I have people waiting for me, lusting over me. I don't want to just be an infatuation to someones eyes. I don't want to be somebody's fantasy. I want someone to think of me and think to themself "damn she's everything I ever needed. She's someone I've prayed for." And just cherish the fuck out of me. Appreciate me, love on me like it's my last day. I want a love so real that it feels unreal. I want to be someones wife. Someones mother. I've been dreaming about it for so long. I've been ready but I was never ready for anyone because those love flaws. It's always flawed. Nothing is perfect but when the love is raw, real and just pure, it's already perfect. At times I find myself being mad envious of those who stay with their childhood sweetheart.
Then the truth comes out. People settled. For half ass love. Whether their partner is not the perfect painted image. Cheating, infertility, liars, and just narcissists that love bomb them and gaslight them. I've had that before. Now experiencing it again. I put others on a pedestal. I give them the benefit of the doubt, I believe in them more than they do themselves, I see potential in lost causes. In the end, they still question my character. That's the thing I hate most, is when someone questions my loyalty as if I'd switch up or fold. Everything and everyone I've given love to, it was so pure. That's the most pure thing about me is my morality. I think of so many case scenarios.
"How would I feel if I was doing what they did to me? How would I feel if I stepped out out of character and downgrade myself to their level?" I think so much about everything in every outcome. We make choices everyday. My world is so black and white that I forbid and refuse to ever be otherwise. I've had some past admirers that they "CAN'T" be with me because they truly don't deserve me or my love... I don't mean to be cocky but a love like this; is one of a kind. It's rare. I know the love I put out of the universe is irreplaceable. Everyone comes back, everyone searches for that same kind of love.
I feel like I'm going through a midlife crisis where I am craving this kind of love. I hope that all the love I gave away will come back to me. I'm so tired of loving. I want to turn off the humanity switch. For so long it was on, for so long, I felt nothing. I was numb and empty.

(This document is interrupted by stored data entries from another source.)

__global__ void k_fill(float* __restrict__ p, size_t n, float v) {
  size_t i = (size_t)blockIdx.x * blockDim.x + threadIdx.x;
  if (i < n) p[i] = v;
}


struct BlendJob {
  std::vector<BlendImg> imgs;
  BlendGeom g;
  int tw = 0, th = 0;
  long long roi_floats = 0;
  long long mask_bytes = 0;
  int max_rw = 0, max_rh = 0;
  std::vector<BlurTaps> level_taps;
  int halo = 0;
  bool strip = false;
  int clip0 = INT_MIN, clip1 = INT_MAX;
  std::vector<double> tab;
  size_t ncol = 0, nrow = 0;
};

struct BlendDev {
  DevBuf<BlendImg> d_imgs;
  DevBuf<double> d_tab;
  DevBuf<float> d_cur, d_next;
  DevBuf<unsigned char> d_mask, d_tmask;
  DevBuf<MbPlane> d_planes;
  DevBuf<int2> d_span;
  DevBuf<TmaDesc> d_maps;
  std::vector<int> centers;
  int n_planes = 0, n_tiles = 0;
  int wrow0 = 0, wrow1 = 0;
};

template <int C>
static cudaError_t launch_mb_blur_tma(pano_ctx* ctx, int grid, const MbPlane* planes, const int2* span, int n_planes,
                                      int n_tiles, const TmaDesc* maps, float* dst, const BlurTaps& bt) {
  constexpr int RX = (C + 3) & ~3, GW = BT_W + 2 * RX, GH = BT_H + 2 * C, GSZ = (GH * GW + 31) & ~31;
  const size_t smem = (size_t)(2 * GSZ + BLUR_COLBUF_FLOATS(C) + BT_H * (BT_W + 1)) * sizeof(float);
  cudaError_t e = cudaFuncSetAttribute(k_mb_blur_tma<C>, cudaFuncAttributeMaxDynamicSharedMemorySize, (int)smem);
  if (e != cudaSuccess) return e;
  k_mb_blur_tma<C><<<grid, BT_THREADS, smem, ctx->stream>>>(planes, span, n_planes, n_tiles, maps, dst, bt);
  return cudaGetLastError();
}

static int blend_plan(pano_ctx* ctx, int n, const pano_blend_image* imgs, const pano_blend_geom* g, int bands,
                      const pano_params* p, int ow, int oh, int row0, int row1, bool need_src, BlendJob* job,
                      const unsigned char* const* pix = nullptr, const int* channels = nullptr) {
  for (int level = 0; level + 1 < bands; ++level) {
    float sigma = (float)(sqrt(level * 2 + 1.0) * 4);
    BlurTaps bt;
    memset(&bt, 0, sizeof(bt));
    int kw = host_gauss_kernel(sigma, p->gauss_window_factor, bt.taps, 63);
    if (kw < 0) return ctx_fail(ctx, PANO_ERR_INVALID, "blend: gaussian window %d too wide", -kw);
    bt.center = kw / 2;
    job->halo += bt.center;
    job->level_taps.push_back(bt);
  }
  job->strip = bands > 0 && (row0 != 0 || row1 != oh);
  job->clip0 = (job->strip && row0 > 0) ? std::max(0, row0 - job->halo) : INT_MIN;
  job->clip1 = (job->strip && row1 < oh) ? row1 + job->halo - 1 : INT_MAX;
  job->imgs.reserve(n);
  for (int k = 0; k < n; ++k) {
    const pano_blend_image& s = imgs[k];
    if ((need_src && !s.rgb_hwc) || s.w < 2 || s.h < 2 || s.x1 < s.x0 || s.y1 < s.y0 || s.x0 < 0 || s.y0 < 0)
      return ctx_fail(ctx, PANO_ERR_INVALID, "blend: image %d has an invalid shape or range", k);
    if (pix && !pix[k]) return ctx_fail(ctx, PANO_ERR_INVALID, "blend: image %d has no pixels", k);
    if (pix)
      if (int rc = pix8_check(ctx, "blend", k, channels[k], pix[k])) return rc;
    job->tw = std::max(job->tw, s.x1); job->th = std::max(job->th, s.y1);
    BlendImg d;
    memset(&d, 0, sizeof(d));
    d.rgb = s.rgb_hwc; d.w = s.w; d.h = s.h;
    if (pix) d.pix = pix[k];
    d.x0 = s.x0; d.x1 = s.x1;
    d.y0 = std::max(s.y0, job->clip0); d.y1 = std::min(s.y1, job->clip1);
    if (d.y0 > d.y1) continue;
    memcpy(d.hi, s.homo_inv, sizeof(d.hi));
    d.rw = d.x1 - d.x0 + 1; d.rh = d.y1 - d.y0 + 1;
    d.pitch = (int)align_up((size_t)d.rw, 32);
    d.plane = (long long)d.pitch * d.rh;
    d.roi_off = job->roi_floats;
    d.mask_off = job->mask_bytes;
    d.channels = pix ? channels[k] : 3;
    job->roi_floats += 4 * d.plane;
    job->mask_bytes += d.plane;
    job->max_rw = std::max(job->max_rw, d.rw); job->max_rh = std::max(job->max_rh, d.rh);
    job->imgs.push_back(d);
  }
  if (job->tw != ow || job->th != oh || ow <= 0 || oh <= 0)
    return ctx_fail(ctx, PANO_ERR_INVALID, "blend: output is %dx%d but target_size is %dx%d", ow, oh, job->tw, job->th);
  if (job->imgs.empty()) return PANO_OK;
  job->ncol = (size_t)job->tw + 2; job->nrow = (size_t)job->th + 2;
  if (g->projection != PANO_PROJ_FLAT) {
    job->tab.resize(2 * job->ncol + job->nrow);
    for (size_t j = 0; j < job->ncol; ++j) {
      double cx = (double)j * g->res_x + g->proj_min_x;
      job->tab[j] = sin(cx); job->tab[job->ncol + j] = cos(cx);
    }
    for (size_t i = 0; i < job->nrow; ++i) {
      double cy = (double)i * g->res_y + g->proj_min_y;
      job->tab[2 * job->ncol + i] = tan(cy);
    }
  }
  job->g.projection = g->projection; job->g.res_x = g->res_x; job->g.res_y = g->res_y;
  job->g.min_x = g->proj_min_x; job->g.min_y = g->proj_min_y;
  return PANO_OK;
}

static int blend_dev_setup(pano_ctx* ctx, BlendJob* job, int bands, int row0, int row1, BlendDev* d) {
  const int n = (int)job->imgs.size(), tw = job->tw, th = job->th;
  int rc = 0;
  if ((rc = d->d_imgs.alloc(ctx, n))) return rc;
  if ((rc = d->d_tab.alloc(ctx, std::max<size_t>(job->tab.size(), 1)))) return rc;
  {
    void* dsts[2] = {d->d_imgs, d->d_tab};
    const void* srcs[2] = {job->imgs.data(), job->tab.data()};
    size_t sizes[2] = {n * sizeof(BlendImg), job->tab.size() * sizeof(double)};
    if ((rc = ctx_put_many(ctx, 2, dsts, srcs, sizes))) return rc;
  }
  job->g.col_sin = d->d_tab; job->g.col_cos = d->d_tab + job->ncol; job->g.row_tan = d->d_tab + 2 * job->ncol;
  if (bands == 0) return PANO_OK;
  const size_t roi = (size_t)job->roi_floats;
  if ((rc = d->d_cur.alloc(ctx, roi))) return rc;
  if ((rc = d->d_next.alloc(ctx, roi))) return rc;
  if ((rc = d->d_mask.alloc(ctx, (size_t)job->mask_bytes))) return rc;
  const size_t strip_px = (size_t)tw * (row1 - row0);
  d->wrow0 = std::max(0, std::max(row0 - job->halo, job->clip0));
  d->wrow1 = std::min(th, job->strip ? row1 + job->halo : th);
  if ((rc = d->d_tmask.alloc(ctx, strip_px))) return rc;
  d->n_planes = 4 * n;
  std::vector<MbPlane> planes(d->n_planes);
  std::vector<int2> span(d->n_planes);
  for (int k = 0; k < n; ++k)
    for (int ch = 0; ch < 4; ++ch) {
      const BlendImg& im = job->imgs[k];
      planes[4 * k + ch] = MbPlane{im.roi_off + ch * im.plane, im.rw, im.rh, im.pitch, 0};
      span[4 * k + ch] = make_int2(d->n_tiles, ceil_div(im.rw, BT_W));
      d->n_tiles += ceil_div(im.rw, BT_W) * ceil_div(im.rh, BT_H);
    }
  if (bands > 1) {
    if ((rc = d->d_planes.alloc(ctx, d->n_planes))) return rc;
    if ((rc = d->d_span.alloc(ctx, d->n_planes))) return rc;
    if ((rc = ctx_put(ctx, d->d_planes, planes.data(), d->n_planes * sizeof(MbPlane)))) return rc;
    if ((rc = ctx_put(ctx, d->d_span, span.data(), d->n_planes * sizeof(int2)))) return rc;
  }
  for (auto& bt : job->level_taps)
    if ((bt.center == 6 || bt.center == 9) && std::find(d->centers.begin(), d->centers.end(), bt.center) == d->centers.end())
      d->centers.push_back(bt.center);
  if (!d->centers.empty()) {
    std::vector<TmaDesc> maps((size_t)d->centers.size() * 2 * d->n_planes);
    for (size_t ci = 0; ci < d->centers.size(); ++ci)
      for (int buf = 0; buf < 2; ++buf)
        for (int q = 0; q < d->n_planes; ++q) {
          const MbPlane& pl = planes[q];
          const int C = d->centers[ci];
          unsigned long long dims[2] = {(unsigned long long)pl.w, (unsigned long long)pl.h};
          unsigned long long strides[1] = {(unsigned long long)pl.pitch * sizeof(float)};
          unsigned box[2] = {(unsigned)(BT_W + 2 * ((C + 3) & ~3)), (unsigned)(BT_H + 2 * C)};
          if ((rc = ctx_tma_encode(ctx, &maps[(ci * 2 + buf) * d->n_planes + q], (buf ? d->d_next : d->d_cur) + pl.off, 2,
                                   dims, strides, box)))
            return rc;
        }
    if ((rc = d->d_maps.alloc(ctx, maps.size()))) return rc;
    if ((rc = ctx_put(ctx, d->d_maps, maps.data(), maps.size() * sizeof(TmaDesc)))) return rc;
  }
  return PANO_OK;
}

static int mb_levels(pano_ctx* ctx, const BlendJob& job, BlendDev* d, int bands, float* d_out, int row0, int row1) {
  const int n = (int)job.imgs.size(), tw = job.tw;
  const dim3 b(32, 8);
  dim3 gw(ceil_div(tw, 32), ceil_div(d->wrow1 - d->wrow0, 8)), gs(ceil_div(tw, 32), ceil_div(row1 - row0, 8));
  PANO_LAUNCH(ctx, "k_mb_weight_argmax", k_mb_weight_argmax, gw, b, 0, d->d_imgs, n, d->d_cur, tw, d->wrow0, d->wrow1);
  float *cur = d->d_cur, *next = d->d_next;
  int buf = 0;
  for (int level = 0; level < bands; ++level) {
    int is_last = level == bands - 1;
    if (!is_last) {
      const BlurTaps& bt = job.level_taps[level];
      const int c = bt.center;
      cudaError_t e = cudaSuccess;
      ctx->launches++;
      if (ctx->profiling) ctx_prof_begin(ctx, "k_mb_blur");
      auto ci = std::find(d->centers.begin(), d->centers.end(), c);
      if (ci != d->centers.end()) {
        const TmaDesc* maps = d->d_maps + ((size_t)(ci - d->centers.begin()) * 2 + buf) * d->n_planes;
        const int grid = std::min(d->n_tiles, ctx->num_sms * 4);
        e = c == 6 ? launch_mb_blur_tma<6>(ctx, grid, d->d_planes, d->d_span, d->n_planes, d->n_tiles, maps, next, bt)
                   : launch_mb_blur_tma<9>(ctx, grid, d->d_planes, d->d_span, d->n_planes, d->n_tiles, maps, next, bt);
      } else {
        const size_t smem = sizeof(float) * ((size_t)(MB_TH + 2 * c) * (MB_TW + 2 * c) + (size_t)MB_TH * (MB_TW + 2 * c));
        if (smem > 200 * 1024) {
          if (ctx->profiling) ctx_prof_end(ctx);
          return ctx_fail(ctx, PANO_ERR_INVALID, "blend: gaussian window %d too wide", 2 * c + 1);
        }
        e = cudaFuncSetAttribute(k_mb_blur_generic, cudaFuncAttributeMaxDynamicSharedMemorySize, (int)smem);
        if (e == cudaSuccess) {
          k_mb_blur_generic<<<d->n_tiles, 256, smem, ctx->stream>>>(d->d_planes, d->d_span, d->n_planes, cur, next, bt);
          e = cudaGetLastError();
        }
      }
      if (ctx->profiling) ctx_prof_end(ctx);
      if (e != cudaSuccess) return ctx_cuda(ctx, e, "k_mb_blur");
    }
    PANO_LAUNCH(ctx, "k_mb_accumulate", k_mb_accumulate, gs, b, 0, d->d_imgs, n, cur, next, d->d_mask, level == 0 ? 1 : 0,
              is_last, d_out, d->d_tmask, tw, row0, row1);
    if (!is_last) { std::swap(cur, next); buf ^= 1; }
  }
  return PANO_OK;
}

template <class Src>
static int blend_run(pano_ctx* ctx, const BlendJob& job, BlendDev* d, int bands, const pano_params* p, float* d_out,
                     int row0, int row1) {
  const int n = (int)job.imgs.size(), tw = job.tw;
  const dim3 b(32, 8);
  constexpr bool pix8 = std::is_same<Src, SrcPix8>::value;
  if (bands == 0) {
    dim3 gs(ceil_div(tw, 32), ceil_div(row1 - row0, 8));
    PANO_LAUNCH(ctx, pix8 ? "k_linear_blend_pix8" : Src::kLut ? "k_linear_blend_rgb8" : "k_linear_blend",
                k_linear_blend<Src>, gs, b, 0, d->d_imgs, n, job.g, p->lazy_read, p->ordered_input, d_out, tw, row0, row1);
    return PANO_OK;
  }
  dim3 gr(ceil_div(job.max_rw, 32), ceil_div(job.max_rh, 8), n);
  PANO_LAUNCH(ctx, pix8 ? "k_mb_first_level_pix8" : "k_mb_first_level", k_mb_first_level<Src>, gr, b, 0, d->d_imgs, job.g,
              d->d_cur, d->d_mask);
  return mb_levels(ctx, job, d, bands, d_out, row0, row1);
}

static int blend_device(pano_ctx* ctx, int n, const pano_blend_image* imgs, const pano_blend_geom* g, int bands,
                        const pano_params* p, float* d_out, int ow, int oh, int row0, int row1,
                        const unsigned char* const* pix = nullptr, const int* channels = nullptr) {
  if (!ctx || n <= 0 || !imgs || !g || !p || !d_out || bands < 0) return PANO_ERR_INVALID;
  if (n > PANO_MAX_IMAGES)
    return ctx_fail(ctx, PANO_ERR_INVALID, "blend: %d images (limit %d)", n, PANO_MAX_IMAGES);
  if (row0 < 0 || row1 > oh || row0 > row1)
    return ctx_fail(ctx, PANO_ERR_INVALID, "blend: rows [%d, %d) outside the %d-row canvas", row0, row1, oh);
  if (row0 == row1) return PANO_OK;
  BlendJob job;
  int rc = blend_plan(ctx, n, imgs, g, bands, p, ow, oh, row0, row1, !pix, &job, pix, channels);
  if (rc) return rc;
  if (job.imgs.empty()) {
    size_t nfl = (size_t)job.tw * (row1 - row0) * 3;
    PANO_LAUNCH(ctx, "k_fill", k_fill, (unsigned)((nfl + 255) / 256), 256, 0, d_out, nfl, -1.f);
    return PANO_OK;
  }
  BlendDev dev;
  if ((rc = blend_dev_setup(ctx, &job, bands, row0, row1, &dev))) return rc;
  if (pix && std::any_of(channels, channels + n, pix8_layout))
    return blend_run<SrcPix8>(ctx, job, &dev, bands, p, d_out, row0, row1);
  return pix ? blend_run<SrcRgb8>(ctx, job, &dev, bands, p, d_out, row0, row1)
             : blend_run<SrcF32>(ctx, job, &dev, bands, p, d_out, row0, row1);
}

struct pano_blend_stream {
  pano_ctx* ctx = nullptr;
  int n = 0, bands = 0, lazy = 0, ordered = 0;
  BlendJob job;
  BlendDev dev;
  DevBuf<float> d_sum;
  DevBuf<float> d_wsum;
  int added = 0, err = 0;
  bool finished = false;
  UploadRing ring;
};

static int stream_fail(pano_blend_stream* s, int rc) { s->err = rc; return rc; }
#define STREAM_MISUSE(s, ...) stream_fail((s), ctx_fail((s)->ctx, PANO_ERR_INVALID, __VA_ARGS__))
#define STREAM_CUDA(s, call)                                               \
  do {                                                                     \
    cudaError_t _e = (call);                                               \
    if (_e != cudaSuccess) return stream_fail((s), ctx_cuda((s)->ctx, _e, #call)); \
  } while (0)

static int stream_upload(pano_blend_stream* s, int first, int count, const void* const* srcs, bool u8, int channels,
                         BlendImg* win, int* slot_out) {
  std::vector<size_t> bytes(count);
  std::vector<const void*> d_src(count);
  for (int k = 0; k < count; ++k) {
    const BlendImg& im = s->job.imgs[first + k];
    bytes[k] = (size_t)im.w * im.h * (u8 ? (size_t)pix8_bytes(channels) : 3 * sizeof(float));
  }
  if (int rc = s->ring.upload(s->ctx, count, srcs, bytes.data(), d_src.data(), slot_out)) return stream_fail(s, rc);
  for (int k = 0; k < count; ++k) win[k].pix = (const unsigned char*)d_src[k];
  return PANO_OK;
}

template <class Src>
static int stream_launch(pano_blend_stream* s, const BlendImg* d_win, const BlendImg* win, int count) {
  pano_ctx* ctx = s->ctx;
  const BlendJob& job = s->job;
  const dim3 b(32, 8);
  constexpr bool pix8 = std::is_same<Src, SrcPix8>::value;
  if (s->bands == 0) {
    int x0 = INT_MAX, y0 = INT_MAX, x1 = 0, y1 = 0;
    for (int k = 0; k < count; ++k) {
      x0 = std::min(x0, win[k].x0); y0 = std::min(y0, win[k].y0);
      x1 = std::max(x1, win[k].x1 + 1); y1 = std::max(y1, win[k].y1 + 1);
    }
    x1 = std::min(x1, job.tw); y1 = std::min(y1, job.th);
    if (x0 >= x1 || y0 >= y1) return PANO_OK;
    dim3 g(ceil_div(x1 - x0, 32), ceil_div(y1 - y0, 8));
    PANO_LAUNCH(ctx, pix8 ? "k_linear_accumulate_pix8" : "k_linear_accumulate", k_linear_accumulate<Src>, g, b, 0, d_win,
                count, job.g, s->lazy, s->ordered, s->d_sum, s->d_wsum, job.tw, x0, y0, x1, y1);
  } else {
    int rw = 0, rh = 0;
    for (int k = 0; k < count; ++k) { rw = std::max(rw, win[k].rw); rh = std::max(rh, win[k].rh); }
    dim3 g(ceil_div(rw, 32), ceil_div(rh, 8), count);
    PANO_LAUNCH(ctx, pix8 ? "k_mb_first_level_pix8" : "k_mb_first_level", k_mb_first_level<Src>, g, b, 0, d_win, job.g,
                s->dev.d_cur, s->dev.d_mask);
  }
  return PANO_OK;
}

static int stream_resolve(pano_blend_stream* s, float* d_out) {
  pano_ctx* ctx = s->ctx;
  if (s->bands > 0) return mb_levels(ctx, s->job, &s->dev, s->bands, d_out, 0, s->job.th);
  const size_t npx = (size_t)s->job.tw * s->job.th;
  PANO_LAUNCH(ctx, "k_linear_resolve", k_linear_resolve, (unsigned)((npx + 255) / 256), 256, 0, s->d_sum, s->d_wsum,
              d_out, npx, s->lazy);
  return PANO_OK;
}

static int stream_finish_check(pano_blend_stream* s, const void* out) {
  if (s->err) return s->err;
  if (!out) return STREAM_MISUSE(s, "blend stream: null output");
  if (s->finished) return STREAM_MISUSE(s, "blend stream: already finished");
  if (s->added != s->n) return STREAM_MISUSE(s, "blend stream: finish after %d of %d images", s->added, s->n);
  s->finished = true;
  return PANO_OK;
}

extern "C" {

int pano_blend_target_size(int n, const pano_blend_image* imgs, int* ow, int* oh) {
  if (n <= 0 || !imgs || !ow || !oh) return PANO_ERR_INVALID;
  int tw = 0, th = 0;
  for (int k = 0; k < n; ++k) { tw = std::max(tw, imgs[k].x1); th = std::max(th, imgs[k].y1); }
  *ow = tw; *oh = th;
  return PANO_OK;
}

int pano_blend_dev(pano_ctx* ctx, int n, const pano_blend_image* imgs, const pano_blend_geom* g, int bands,
                   const pano_params* p, float* d_out, int ow, int oh) {
  ctx_enter(ctx);
  return blend_device(ctx, n, imgs, g, bands, p, d_out, ow, oh, 0, oh);
}

int pano_blend_rgb8_dev(pano_ctx* ctx, int n, const pano_blend_image* imgs, const unsigned char* const* d_pix,
                        const int* channels, const pano_blend_geom* g, int bands, const pano_params* p, float* d_out,
                        int ow, int oh) {
  ctx_enter(ctx);
  if (!ctx) return PANO_ERR_INVALID;
  if (!d_pix || !channels) return ctx_fail(ctx, PANO_ERR_INVALID, "blend rgb8: null source list");
  return blend_device(ctx, n, imgs, g, bands, p, d_out, ow, oh, 0, oh, d_pix, channels);
}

Now I'd rather be numb and empty than be robbed out of love. I feel bad for my future husband or wife. They will have to pick up the pieces of me that they didn't even break, meanwhile everyone I've love became better versions of themselves because my soul healed theirs. Some didn't even have a soul. Yet I still nurtured them like they did. I want someone to love me to the full extent. To the maximum. I want to love myself and have someone to share that with. There's a part of my brain that completely shut off.
I haven't been myself for so long and it's like no one noticed. Everyone abandoned me, that kind of love is what causes my spite and resentment. How can I love someone through their worse but at mine, they abandon me. They scam their ways into to my life, gave me good memories, happiness just to leave me with all the bad parts of me. I want my mind, body and soul to intertwine with someone else. I want a soulmate. A real soulmate. Not a friend soulmate but a forever soulmate, until the end. Until the next life.